When the pandemic hit, Kathryn Simpson put her Runway subscription on hold. But recently, the San Francisco-based union communications specialist continued the service, which allows her to rent up to eight sets of clothes and accessories for $144 a month. “My husband and I live in the same city and have very little shelter; So being able to bring back items that take up a lot of room, like outerwear, is really important to us,” she says.
She needs a tenant for the highway. By the end of 2020, nearly two-thirds of its 134,000 customers had abandoned the monthly rental service, forcing the company to cut costs by 51 percent and lay off half of its workforce. Shares of the 13-year-old company are hovering around $5.34, down from $21 a share in early October.
Once presented as a threat to fast fashion — “I plan to put Zara out of business,” CEO Jennifer Hyman told online trade publication Glossy in 2017. Next Gap (Everlane), Lenscrafter owner Essilor Lucotica (Warby Parker), Estee Lauder (Glossier) or eBay for designer luxury (The RealReal). With effective branding and the ability to recruit new customers through social media, these online native businesses have been treated – and financed – by existing merchants treated as technology companies, promising audiences, fast growth and low operating costs by expensive stores and “middle men”. .
After a decade and a slew of IPOs — online luxury consignment website RealReal went public in June 2019, followed by peer-to-peer resale platforms Poshmark and ThredUp, geek-chic eyewear maker Warby Parker, Rent the Runway and sustainability — shoemaker Allbirds — in 2021. That vision hasn’t materialized yet, and investors aren’t sure it ever will.
“The big question is, how did so many people believe their narrative?” Suchrita Kodali, Principal Analyst, Forrester says. “People wanted to believe that Goliath could be disrupted, and all it took was a little Silicon Valley money to disrupt Goliath.”
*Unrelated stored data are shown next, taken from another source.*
@@ -215,8 +231,14 @@
                     "`python -c 'import __graft_entry__ as g; g.build()'` "
                     "(HIP tensors have no fallback)")
             lib = ctypes.CDLL(LIB_PATH)
-            for table in (SIGNATURES, ND_SIGNATURES, CROSS_SIGNATURES, FPS_SIGNATURES,
-                          OCCUPANCY_SIGNATURES, EMD_ND_SIGNATURES):
+            tables = [SIGNATURES, ND_SIGNATURES, CROSS_SIGNATURES, FPS_SIGNATURES,
+                      OCCUPANCY_SIGNATURES, EMD_ND_SIGNATURES]
+            global HAS_GATHER_COMPACT
+            HAS_GATHER_COMPACT = ("PCFM_LIB" not in os.environ
+                                  or hasattr(lib, "pcfm_gather_compact_abi_version"))
+            if HAS_GATHER_COMPACT:
+                tables.append(GATHER_COMPACT_SIGNATURES)
+            for table in tables:
                 for name, (res, args) in table.items():
                     fn = getattr(lib, name)
                     fn.restype = res
@@ -244,6 +266,10 @@
             if v != EMD_ND_ABI_VERSION:
                 raise RuntimeError(f"pcfm: emd_nd ABI version {v} != expected "
                                    f"{EMD_ND_ABI_VERSION}; rebuild")
+            v = lib.pcfm_gather_compact_abi_version() if HAS_GATHER_COMPACT else 1
+            if v != GATHER_COMPACT_ABI_VERSION:
+                raise RuntimeError(f"pcfm: gather_compact ABI version {v} != expected "
+                                   f"{GATHER_COMPACT_ABI_VERSION}; rebuild")
             _lib = lib
     return _lib
 
diff --git a/point-cloud-flow-matching_amd/pcfm/ops.py b/point-cloud-flow-matching_amd/pcfm/ops.py
--- a/point-cloud-flow-matching_amd/pcfm/ops.py
+++ b/point-cloud-flow-matching_amd/pcfm/ops.py
@@ -126,6 +126,61 @@
     return [out, ind, cnt]
 
 
+def gather_compact_supported(c: int, r: int) -> bool:
+    _lib.load()
+    return (_lib.HAS_GATHER_COMPACT
+            and _lib.query("pcfm_gather_compact_supported", int(c), int(r)) == 1)
+
+
+def trilinear_devoxelize_compact_plan(coords: torch.Tensor, r: int) -> torch.Tensor:
+    _check(coords, "coords", "f")
+    b, n = coords.shape[0], coords.shape[2]
+    buf = _workspace(_lib.query("pcfm_gather_compact_plan_bytes", b, n, int(r), 8), coords)
+    _lib.call("pcfm_trilinear_devoxelize_compact_plan", _ptr(coords), b, n, int(r), _ptr(buf),
+              buf.numel(), _stream(coords))
+    return buf
+
+
+def avg_voxelize_compact_plan(indices: torch.Tensor, cnt: torch.Tensor, r: int) -> torch.Tensor:
+    _check(indices, "indices", "i")
+    _check(cnt, "cnt", "i")
+    b, n = indices.shape
+    buf = _workspace(_lib.query("pcfm_gather_compact_plan_bytes", b, n, int(r), 1), indices)
+    _lib.call("pcfm_avg_voxelize_compact_plan", _ptr(indices), _ptr(cnt), b, n, int(r), _ptr(buf),
+              buf.numel(), _stream(indices))
+    return buf
+
+
+def _cube_root(s: int) -> int:
+    r = round(s ** (1.0 / 3.0))
+    return r if r ** 3 == s else 0
+
+
+def _vox_bwd(grad_y, indices, cnt, add, plan):
+    b, c, s = grad_y.shape
+    n = indices.shape[1]
+    grad_x = torch.empty((b, c, n), dtype=torch.float32, device=grad_y.device)
+    nbytes = 4 * b * (c * s + n + s + (2 if add is not None else 1) * c * n)
+    r = _cube_root(s)
+    with _timed("avg_voxelize_bwd", nbytes, grad_y):
+        if r and b * n and gather_compact_supported(c, r):
+            cp = plan.compact if plan is not None else None
+            if cp is None:
+                cp = avg_voxelize_compact_plan(indices, cnt, r)
+                if plan is not None:
+                    plan.compact = cp
+            _lib.call("pcfm_avg_voxelize_compact_bwd", _ptr(grad_y), _ptr(indices), _ptr(cnt),
+                      _ptr(add) if add is not None else None, _ptr(cp), cp.numel(), b, c, n, r,
+                      _ptr(grad_x), _stream(grad_y))
+        elif add is not None:
+            _lib.call("pcfm_avg_voxelize_bwd_add", _ptr(grad_y), _ptr(indices), _ptr(cnt),
+                      _ptr(add), b, c, n, s, _ptr(grad_x), _stream(grad_y))
+        else:
+            _lib.call("pcfm_avg_voxelize_bwd", _ptr(grad_y), _ptr(indices), _ptr(cnt), b, c, n, s,
+                      _ptr(grad_x), _stream(grad_y))
+    return grad_x
+
+
 def avg_voxelize_backward(grad_y: torch.Tensor, indices: torch.Tensor, cnt: torch.Tensor):
     if _host(grad_y, indices, cnt):
         _check_host(grad_y, "grad_y", "f")
@@ -135,18 +190,11 @@
     _check(grad_y, "grad_y", "f")
     _check(indices, "indices", "i")
     _check(cnt, "cnt", "i")
-    b, c, s = grad_y.shape
-    n = indices.shape[1]
-    grad_x = torch.empty((b, c, n), dtype=torch.float32, device=grad_y.device)
-    nbytes = 4 * b * (c * s + n + s + c * n)
-    with _timed("avg_voxelize_bwd", nbytes, grad_y):
-        _lib.call("pcfm_avg_voxelize_bwd", _ptr(grad_y), _ptr(indices), _ptr(cnt), b, c, n, s,
-                  _ptr(grad_x), _stream(grad_y))
-    return grad_x
+    return _vox_bwd(grad_y, indices, cnt, None, None)
 
 
 def avg_voxelize_backward_add(grad_y: torch.Tensor, indices: torch.Tensor, cnt: torch.Tensor,
-                              add: torch.Tensor):
+                              add: torch.Tensor, plan=None):
     _check(grad_y, "grad_y", "f")
     _check(indices, "indices", "i")
     _check(cnt, "cnt", "i")
@@ -156,12 +204,25 @@
     n = indices.shape[1]
     if tuple(add.shape) != (b, c, n):
         raise ValueError("avg_voxelize_backward_add: add must be (B, C, N)")
-    grad_x = torch.empty((b, c, n), dtype=torch.float32, device=grad_y.device)
-    nbytes = 4 * b * (c * s + n + s + 2 * c * n)
-    with _timed("avg_voxelize_bwd", nbytes, grad_y):
-        _lib.call("pcfm_avg_voxelize_bwd_add", _ptr(grad_y), _ptr(indices), _ptr(cnt), _ptr(add),
-                  b, c, n, s, _ptr(grad_x), _stream(grad_y))
-    return grad_x
+    return _vox_bwd(grad_y, indices, cnt, add, plan)
+
+
+def _devox_compact(coords, b, c, n, r):
+    if not (b * n and gather_compact_supported(c, r)):
+        return None
+    from . import plans
+    return plans.devox_compact(coords, r)
+
+
+def _devox_compact_fwd(cp, coords, x, bn, slope, scale, add, abn, aslope, b, c, n, r, training,
+                       outs, pi, pw):
+    _lib.call("pcfm_trilinear_devoxelize_compact_fwd", _ptr(coords), _ptr(x), *bn, float(slope),
+              _ptr(scale) if scale is not None else None,
+              _ptr(add) if add is not None else None, *abn, float(aslope), _ptr(cp), cp.numel(),
+              b, c, n, r, 1 if training else 0, _ptr(outs), pi, pw, _stream(x))
+
+
+_NO_BN = (None, None, None, None)
 
 
 def trilinear_devoxelize_forward(r: int, is_training: bool, coords: torch.Tensor,
@@ -187,8 +248,13 @@
         pi, pw = None, None
     nbytes = 4 * b * (3 * n + c * r ** 3 + c * n + (16 * n if is_training else 0))
     with _timed("trilinear_devoxelize_fwd", nbytes, features):
-        _lib.call("pcfm_trilinear_devoxelize_fwd", _ptr(coords), _ptr(features), b, c, n, r,
-                  1 if is_training else 0, _ptr(outs), pi, pw, _stream(features))
+        cp = _devox_compact(coords, b, c, n, r)
+        if cp is not None:
+            _devox_compact_fwd(cp, coords, features, _NO_BN, 0.0, None, None, _NO_BN, 0.0, b, c,
+                               n, r, is_training, outs, pi, pw)
+        else:
+            _lib.call("pcfm_trilinear_devoxelize_fwd", _ptr(coords), _ptr(features), b, c, n, r,
+                      1 if is_training else 0, _ptr(outs), pi, pw, _stream(features))
     if devox_verify.enabled:
         devox_verify(coords, features, None, None, outs, inds if is_training else None,
                      wgts if is_training else None, r)
@@ -225,10 +291,15 @@
     nbytes = 4 * b * (3 * n + c * r ** 3 + c * n * (2 if add is not None else 1)
                       + (16 * n if is_training else 0))
     with _timed("trilinear_devoxelize_fwd", nbytes, features):
-        _lib.call("pcfm_trilinear_devoxelize_scale_add_fwd", _ptr(coords), _ptr(features),
-                  _ptr(scale) if scale is not None else None,
-                  _ptr(add) if add is not None else None, b, c, n, r, 1 if is_training else 0,
-                  _ptr(outs), pi, pw, _stream(features))
+        cp = _devox_compact(coords, b, c, n, r)
+        if cp is not None:
+            _devox_compact_fwd(cp, coords, features, _NO_BN, 0.0, scale, add, _NO_BN, 0.0, b, c,
+                               n, r, is_training, outs, pi, pw)
+        else:
+            _lib.call("pcfm_trilinear_devoxelize_scale_add_fwd", _ptr(coords), _ptr(features),
+                      _ptr(scale) if scale is not None else None,
+                      _ptr(add) if add is not None else None, b, c, n, r,
+                      1 if is_training else 0, _ptr(outs), pi, pw, _stream(features))
     if devox_verify.enabled:
         devox_verify(coords, features, scale, add, outs, inds if is_training else None,
                      wgts if is_training else None, r)
@@ -287,11 +358,12 @@
 
 class SegPlan:
 
-    __slots__ = ("buf", "b", "n", "r", "taps", "ind", "cnt")
+    __slots__ = ("buf", "b", "n", "r", "taps", "ind", "cnt", "compact")
 
     def __init__(self, buf, b, n, r, taps, ind=None, cnt=None):
         self.buf, self.b, self.n, self.r, self.taps = buf, b, n, r, taps
         self.ind, self.cnt = ind, cnt
+        self.compact = None
 
 
 def avg_voxelize_plan(coords: torch.Tensor, resolution: int) -> SegPlan:
@@ -1397,11 +1469,17 @@
         abn = [_ptr(t) for t in add_bn[:4]]
         aslope = float(add_bn[4])
     with _timed("trilinear_devoxelize_fwd", nbytes, x):
-        _lib.call("pcfm_trilinear_devoxelize_bn_scale_add_fwd", _ptr(coords), _ptr(x), _ptr(mean),
-                  _ptr(invstd), _ptr(weight), _ptr(bias), float(slope),
-                  _ptr(scale) if scale is not None else None,
-                  _ptr(add) if add is not None else None, *abn, aslope, b, c, n, r,
-                  1 if is_training else 0, _ptr(outs), pi, pw, _stream(x))
+        cp = _devox_compact(coords, b, c, n, r)
+        if cp is not None:
+            _devox_compact_fwd(cp, coords, x, (_ptr(mean), _ptr(invstd), _ptr(weight), _ptr(bias)),
+                               slope, scale, add, abn, aslope, b, c, n, r, is_training, outs, pi,
+                               pw)
+        else:
+            _lib.call("pcfm_trilinear_devoxelize_bn_scale_add_fwd", _ptr(coords), _ptr(x),
+                      _ptr(mean), _ptr(invstd), _ptr(weight), _ptr(bias), float(slope),
+                      _ptr(scale) if scale is not None else None,
+                      _ptr(add) if add is not None else None, *abn, aslope, b, c, n, r,
+                      1 if is_training else 0, _ptr(outs), pi, pw, _stream(x))
     if devox_verify.enabled:
         devox_verify.bn(coords, x, (mean, invstd, weight, bias, slope), scale, add, add_bn, outs,
                         inds if is_training else None, wgts if is_training else None, r)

It turns out that disrupting Goliath will take a lot of expensive infrastructure. Early on, Everlane and Warby Parker realized the price they promised to cut — stores — was essential to reach the masses — even during the 2020 pandemic, 14 percent of adults bought eyeglasses online, according to Vision. Council and most clothes are still bought offline. To make the rental model work, Runway Rent the Runway became the world’s largest dry cleaner. And although it has only a handful of stores, The RealReal has spent millions selling second-hand luxury goods for the home, photography and consignment online. Meanwhile, the value of acquiring new customers through social media has increased. As a result, none of these companies are profitable – and for most of them, their losses are widening.
The numbers are improving at Rent the Runway, which reported 134,998 active subscribers in the most recent quarter. But with less than .08 percent of American women signing up for the service, the company is falling far short of the claim on its LinkedIn page that “women everywhere will soon have a fashion subscription.” Many customers don’t see the value of paying for clothes they can’t keep; A former customer complained about the logistics of returning rental items.
It’s a similar story in Warby Parker, ed. Launched in 2010, Essilor Luccotica sells mid-cost custom frames (originally priced at around $95) online “direct to consumer”. The company, which raised more than half a billion dollars from investors before going public, now offers eye exams and contact lenses in 160 stores, with a 1 percent market share, according to its S-1 filing. Esilor Leukotica has 20 percent. Warby Parker has announced that it will lay off 15% of its workforce and cut marketing costs in its latest quarter, which grew to $32.2m on revenue of $149.6mn. The proposed solution? It expanded its retail footprint to 900 stores.
Merino-wool sneaker maker Allbirds, whose shares were trading less than a fifth lower at $28.64 at the close of the first day of trading, announced it was winding down this month and shutting down its activewear line as its net loss widened. To $18.1mn Despite growth in the overall second-hand luxury market, profitability has not been easy at Real Real, which led to the replacement of founder Julie Wainwhite as chief executive in June. (Glossy founder Emily Weiss stepped down as CEO of the beauty brand in May.)
Aside from renting the highway, many of these companies have seen significant growth during the Covid-19 lockdowns – after all, they’re very good at selling online. But those growths have not been sustainable, and as their market values slide and their profitability becomes unattainable, they no longer provide the disruptive potential they once did. “They are the first digital stores,” says Forrester’s Kodaly.
As long as these companies continue to pay their rents, they will survive an economic downturn in America. One of its peers, direct-to-consumer online mattress company Casper, offers a cautionary tale — after two years of public trading, it was bought by a private equity firm in November for more than half its IPO price. For now, the incumbents can rest easy.
Lauren Indwick He is the FT’s fashion editor.